PROMPT:
Look through the entries below, please, and copy every line with the word "bool".

----- TASK INPUTS -----

@@ -271,10 +272,26 @@
             if (((end - s - p2) & 1u) && lane == 63) out[end - 1] = img[end - 1];
         }
     };
-    if (total > 0) compose(0);
-    for (int t = 0; t < total; ++t) {
-        if (t + 1 < total) compose(t + 1);
-        stream(t);
+    if constexpr (!CARRY) {
+        if (total > 0) compose(0, 0);
+        for (int t = 0; t < total; ++t) {
+            if (t + 1 < total) compose(t + 1, t + 1);
+            stream(t, t, 0);
+        }
+    } else {
+        static_assert(STREAM, "the cross-step pipeline is a form of the streaming writer");
+        if (total <= 0) return;
+        const int g0 = slot * total;
+        if (drain) { stream(total - 1, g0 + total - 1, 0); return; }
+        const bool own_here = own;
+        const bool own_prev = (((unit0 - back) & 15) == 0) && (pad == 0 || (pad < 16 && (env_units & 15) == 0));
+        for (int t = -1; t + 1 < total; ++t) {
+            compose(t + 1, g0 + t + 1);
+            const bool pend = t < 0;
+            if (pend) own = own_prev;
+            if (!pend || slot > 0) stream(pend ? total - 1 : t, g0 + t, pend ? back : (size_t)0);
+            own = own_here;
+        }
     }
 }
 
diff --git a/gym-formation_amd/csrc/fg_rollout_kernels.hpp b/gym-formation_amd/csrc/fg_rollout_kernels.hpp
--- a/gym-formation_amd/csrc/fg_rollout_kernels.hpp
+++ b/gym-formation_amd/csrc/fg_rollout_kernels.hpp
@@ -211,6 +211,7 @@
     if (producer) produce(0, ACT4 ? cur[0] : u_even, u_odd);
     __builtin_amdgcn_s_waitcnt(0x0F70);
     __syncthreads();
+    constexpr bool XSTEP = STREAM && NC == 27 && WR != 0 && WR != FG_WR_GATHER && !POLICY && E == 16;
     auto pipeline_step = [&](int k, const real2& u_cur, real2& u_nxt) {
         if (producer) {
             if (k + 1 < a.K) produce(k + 1, u_cur, u_nxt);
@@ -248,9 +249,10 @@
                   }
                 }
                 else
-                    write_obs_tiled<NC, NWW, E, WR - 1, STREAM>(tables0, roll_block_floats(N) / 2, (tid - TP) >> 6,
-                                                                reinterpret_cast<real2*>(smemf + E * roll_block_floats(N)),
-                                                                reinterpret_cast<real2*>(a.obs) + unit0, unit0, env_units, El);
+                    write_obs_tiled<NC, NWW, E, WR - 1, STREAM, XSTEP>(tables0, roll_block_floats(N) / 2, (tid - TP) >> 6,
+                                                                       reinterpret_cast<real2*>(smemf + E * roll_block_floats(N)),
+                                                                       reinterpret_cast<real2*>(a.obs) + unit0, unit0, env_units, El,
+                                                                       slot, (size_t)a.B * (size_t)a.obs_pitch);
             }
         }
         __syncthreads();
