# plai-group/latent-flexible-video-diffusion-modeling

Measured on AMD Instinct MI355X. Metric: denoising steps/sec on 20-frame 4x16x16 latents (sampling; training reported alongside), higher is better.
Workload: dtype f32

## Files before the change

### include/lfvdm_hip.h

```cpp
#ifndef LFVDM_HIP_H
#define LFVDM_HIP_H

#include <stdint.h>

#ifdef __cplusplus
extern "C" {
#endif

#define LFVDM_OK 0
#define LFVDM_E_SHAPE 1
#define LFVDM_E_LAUNCH 2
#define LFVDM_E_UNSUPPORTED 3

#define LFVDM_ACT_NONE 0
#define LFVDM_ACT_SILU 1

#define LFVDM_OUT_ROWS 0
#define LFVDM_OUT_NCHW 1

int lfvdm_abi_version(void);

typedef struct lfvdm_conv_args {
    const float* src0;
    const float* src1;
// ... 186 lines not shown
} lfvdm_rpe_job;

int lfvdm_rpe_nets(const lfvdm_rpe_job* jobs_dev, int njobs, int total_tiles, const int64_t* frame_indices_i64,
                   int B, int T, void* stream);
int lfvdm_rpe_nets_maxc(const lfvdm_rpe_job* jobs_dev, int njobs, int total_tiles, const int64_t* frame_indices_i64,
                        int B, int T, int max_channels, void* stream);

typedef struct lfvdm_rpe_bwd_job {
    const float* tproj;
    const float* Wd;
    const float* bd;
    const float* Wout_t;
    const float* dR;
    float* dtproj;
    float* dWd;
    float* dbd;
    int32_t C;
    int32_t tile0;
    int32_t tproj_ld;
    int32_t dtproj_ld;
} lfvdm_rpe_bwd_job;

int lfvdm_rpe_nets_bwd(const lfvdm_rpe_bwd_job* jobs_dev, int njobs, int total_tiles, const int64_t* frame_indices_i64,
                       int B, int T, void* stream);
int lfvdm_rpe_nets_bwd_det(const lfvdm_rpe_bwd_job* jobs_dev, int njobs, int total_tiles, const int64_t* frame_indices_i64,
                           int B, int T, float* det_ws, int64_t det_ws_floats, void* stream);

int lfvdm_rpe_front(const float* tproj, int tproj_ld, const float* feats, const float* Wd, const float* bd, float* act, int B,
                    int rows_per_b, int C, void* stream);
int lfvdm_rpe_front_bwd(const float* tproj, int tproj_ld, const float* feats, const float* Wd, const float* bd,
                        const float* d_act, float* dtproj, int dtproj_ld, float* dWd, float* dbd, int B, int rows_per_b,
                        int C, void* stream);

int lfvdm_attn_spatial(const float* qkv, float* o, float* attn_out, float* lse_out, int N, int P, int C, int heads,
                       void* stream);

int lfvdm_attn_spatial_fused_ok(int N, int P, int C, int heads);
int lfvdm_attn_spatial_fused(const float* xn, const float* Wqkv, const float* bqkv, float* o, int N, int P, int C, int heads,
                             void* stream);

int lfvdm_attn_spatial_bwd(const float* qkv, const float* o, const float* d_o, const float* lse, float* delta_ws,
                           float* dqkv, int N, int P, int C, int heads, void* stream);

int lfvdm_attn_temporal(const float* qkv, const float* Rq, const float* Rk, const float* Rv,
                        const float* mask , float* o, float* attn_out,
                        int B, int T, int P, int C, int heads, void* stream);
int lfvdm_attn_temporal_sel(const float* qkv, const float* Rq, const float* Rk, const float* Rv, const float* mask,
                            float* o, float* attn_out, int B, int T, int P, int C, int heads, const int64_t* rsel,
                            void* stream);
int lfvdm_attn_temporal_ring(const float* qkv, const float* Rq, const float* Rk, const float* Rv, const float* mask,
                             float* o, float* attn_out, int B, int T, int P, int C, int heads, const int64_t* rsel,
                             int ring, void* stream);

int lfvdm_attn_temporal_bwd(const float* qkv, const float* d_o, const float* Rq, const float* Rk, const float* Rv,
                            const float* mask, float* ws_p, float* ws_ds, float* dqkv, float* dRq, float* dRk,
                            float* dRv, int B, int T, int P, int C, int heads, void* stream);

int lfvdm_q_sample(const float* x0, const float* noise, const int64_t* t, const float* sqrt_acp,
                   const float* sqrt_1macp, float* out, int B, int inner, void* stream);
#define LFVDM_RULE_ANCESTRAL 0
#define LFVDM_RULE_DDIM 1
#define LFVDM_MEAN_EPS 0
#define LFVDM_MEAN_X0 1
int lfvdm_update_x0(const float* x, const float* model_out, const float* noise, const int64_t* t, const float* sqrt_recip_acp,
                    const float* sqrt_recipm1_acp, const float* c1, const float* c2, const float* sg, int rule, int mean_type,
                    int clip, float* sample, float* pred_xstart, float* mean_out, int B, int inner, void* stream);
int lfvdm_update_rng_x0(const float* x, const float* model_out, float* noise_out, const int64_t* t, const float* sqrt_recip_acp,
                        const float* sqrt_recipm1_acp, const float* c1, const float* c2, const float* sg, int rule,
                        int mean_type, int clip, float* sample, float* pred_xstart, float* mean_out, int B, int inner,
                        const int64_t* seed, void* stream);
int lfvdm_conv_out_psample_ok(int N, int H, int W, int C, int Cout);
int lfvdm_conv_out_update_x0(const float* act, const float* Wp, const float* bias, float* out, const float* x,
                             const float* noise_in, float* noise_out, const int64_t* t, const float* sqrt_recip_acp,
                             const float* sqrt_recipm1_acp, const float* c1, const float* c2, const float* sg, int rule,
                             int mean_type, int clip, float* sample, float* pred_xstart, float* mean_out, int B, int T, int H,
                             int W, int C, int Cout, const int64_t* seed, void* stream);
int lfvdm_update_ms_x0(const float* x, const float* model_out, const float* hist, const int64_t* t, const float* sqrt_recip_acp,
                       const float* sqrt_recipm1_acp, const float* k1, const float* k2, const float* k3, int mean_type, int clip,
                       float* sample, float* pred_xstart, int B, int inner, void* stream);
int lfvdm_conv_out_update_ms_x0(const float* act, const float* Wp, const float* bias, float* out, const float* x,
                                const float* hist, const int64_t* t, const float* sqrt_recip_acp, const float* sqrt_recipm1_acp,
                                const float* k1, const float* k2, const float* k3, int mean_type, int clip, float* sample,
                                float* pred_xstart, int B, int T, int H, int W, int C, int Cout, void* stream);
int lfvdm_known_blend(float* x, const float* known, const float* mask, const float* eps, float* noise_out, const int64_t* t,
                      const float* sqrt_acp_prev, const float* sqrt_1macp_prev, const int64_t* seed, int B, int T, int C,
                      int HW, void* stream);
int lfvdm_renoise(float* x, float* noise_out, const int64_t* t, const float* sqrt_1mbeta, const float* sqrt_beta,
                  const int64_t* seed, int B, int inner, void* stream);
int lfvdm_sampler_tick(int64_t* t, const float* model_timestep_table, float* model_t, int B, void* stream);
int lfvdm_sampler_tick_fetch(int64_t* t, const float* model_timestep_table, float* model_t, int B, const float* rows_all,
                             int rows_ld, float* rows, int row_floats, void* stream);
int lfvdm_masked_mse(const float* a, const float* b, const float* mask, float* out, int B, int T,
                     int frame_inner, void* stream);
int lfvdm_masked_mse_bwd(const float* target, const float* pred, const float* mask, const float* g, float* dpred, int B, int T,
                         int frame_inner, void* stream);
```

-----

RESULT OF THIS TASK:
+        const bool own_here = own;
+        const bool own_prev = (((unit0 - back) & 15) == 0) && (pad == 0 || (pad < 16 && (env_units & 15) == 0));
+            const bool pend = t < 0;
+    constexpr bool XSTEP = STREAM && NC == 27 && WR != 0 && WR != FG_WR_GATHER && !POLICY && E == 16;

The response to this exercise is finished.